WHAT TO DO: Begin with the first line of the listing and quote every line through the one containing "if (S->cfg.precond != EULER_PRECOND_IC0_TILE"; give only those lines.

===============

bool eu_resident_eligible(const euler_sim* S) {
  if (S->res_disabled || S->cfg.resident == EULER_RESIDENT_OFF) return false;
  if (S->cfg.precond != EULER_PRECOND_IC0_TILE || S->tile_w != 16 || S->cfg.sweep_mode == EULER_SWEEP_SIMPLE || S->cfg.dot_mode != EULER_DOT_TREE) return false;
  if (S->has_comm || S->slab_on || S->p2p_on) return false;
  const int cap = eu_resident_capacity(const_cast<euler_sim*>(S), S->cfg.pcg_precision == EULER_PCG_F32);
  if (S->cfg.pcg_precision == EULER_PCG_F32) return cap > 0 && S->geom.nbands * (S->geom.T / 16) <= 4 * cap;
  return cap > 0;
}
extern "C" int euler_resident_info(euler_sim* S, uint64_t out[3]) {
  if (!S || !out) return EULER_EINVAL;
  out[0] = eu_resident_eligible(S) ? 1 : 0; out[1] = S->res_solves; out[2] = S->res_fallbacks;
  return EULER_OK;
}

extern "C" int euler_set_option(euler_sim* S, int32_t key, int64_t value) {
  if (!S || key <= 0 || key >= EULER_OPT__COUNT) { eu_set_error("euler_set_option: unknown key %d", (int)key); return EULER_EINVAL; }
  bool ok = true;
  const char* when = nullptr;
  switch (key) {
    case EULER_OPT_P_STEPS: ok = value == 2 || value == 4 || value == 8; break;
    case EULER_OPT_SA_RUN: ok = value == 8 || value == 16 || value == 32;
      if (ok && value != 8 && (S->has_comm || eu_is_two_level(S))) when = "on a handle without a communicator, in the parity or the plain tile-local mode (the others run runs of 8)";
      break;
    case EULER_OPT_RCCL_SMALL: ok = value >= 0 && value <= 2; if (S->rccl) when = "before euler_set_comm_rccl"; break;
    case EULER_OPT_RCCL_NO_EXCHANGE: ok = value == 0 || value == 1; if (S->rccl) when = "before euler_set_comm_rccl"; break;
    case EULER_OPT_SLAB_FUSION: ok = value == 0 || value == 1; if (S->p2p_on) when = "before euler_p2p_connect"; break;
    case EULER_OPT_RESIDENT_CAP: case EULER_OPT_GRID4_MIN_CELLS: case EULER_OPT_RESIDENT_FORCE_TIMEOUT: ok = value >= 0; break;
    case EULER_OPT_MG_SPLIT_LEVEL: ok = value >= -1 && value < 12; break;
    case EULER_OPT_PROFILE_STRIDE: ok = value >= 1 && value <= 1024; break;
    case EULER_OPT_MG_SPLIT_ACTIVE: ok = false; break;
    case EULER_OPT_ADVECT_RK2: ok = value == 0 || value == 1;
      if (ok && value == 1 && S->slab_on) when = "on a whole-grid handle (row slabs: the midpoint samples reach one row beyond the ghost rows)";
      break;
    case EULER_OPT_ADVECT_MACCORMACK: ok = value == 0 || value == 1;
      if (ok && value == 1 && S->slab_on) when = "on a whole-grid handle (row slabs: the correction reads the forward result one row beyond the own rows)";
      break;
    default: ok = value == 0 || value == 1; break;
  }
  if (!ok) { eu_set_error("euler_set_option: key %d does not take the value %lld", (int)key, (long long)value); return EULER_EINVAL; }
  if (when) { eu_set_error("euler_set_option: key %d must be set %s", (int)key, when); return EULER_ESTATE; }
  HIPCHK(hipStreamSynchronize(S->stream));
  if (key == EULER_OPT_ADVECT_MACCORMACK && value == 1 && !S->mc_u) {
    float *a = nullptr, *b = nullptr;
    const size_t bytes = S->C * sizeof(float);
    if (eu_dalloc(S, &a, S->C, EU_MEM_HANDLE, EU_MEM_ZERO | EU_DEV_QUIET) || eu_dalloc(S, &b, S->C, EU_MEM_HANDLE, EU_MEM_ZERO | EU_DEV_QUIET)) {
      (void)eu_dev_free(S, a);
      eu_set_error("euler_set_option: EULER_OPT_ADVECT_MACCORMACK needs %zu bytes of scratch", 2 * bytes);
      return EULER_ENOMEM;
    }
    S->mc_u = a; S->mc_v = b;
  }
  if (key == EULER_OPT_P_STEPS || key == EULER_OPT_SA_RUN) {
    int rcp = eu_pressure_current(S);
    if (rcp) return rcp;
  }
  S->opt[key] = value;
  if (key == EULER_OPT_P_STEPS || key == EULER_OPT_SA_RUN) S->s_ring_n = 0;
  if (key == EULER_OPT_MG_SPLIT_LEVEL) { eu_mg_split_release(S); S->opt[EULER_OPT_MG_SPLIT_ACTIVE] = 0; }
  return EULER_OK;
}
extern "C" int euler_get_option(euler_sim* S, int32_t key, int64_t* value) {
  if (!S || !value || key <= 0 || key >= EULER_OPT__COUNT) { eu_set_error("euler_get_option: unknown key %d", (int)key); return EULER_EINVAL; }
  *value = S->opt[key];
  return EULER_OK;
}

===============

RESPONSE BELOW:
bool eu_resident_eligible(const euler_sim* S) {
  if (S->res_disabled || S->cfg.resident == EULER_RESIDENT_OFF) return false;
  if (S->cfg.precond != EULER_PRECOND_IC0_TILE || S->tile_w != 16 || S->cfg.sweep_mode == EULER_SWEEP_SIMPLE || S->cfg.dot_mode != EULER_DOT_TREE) return false;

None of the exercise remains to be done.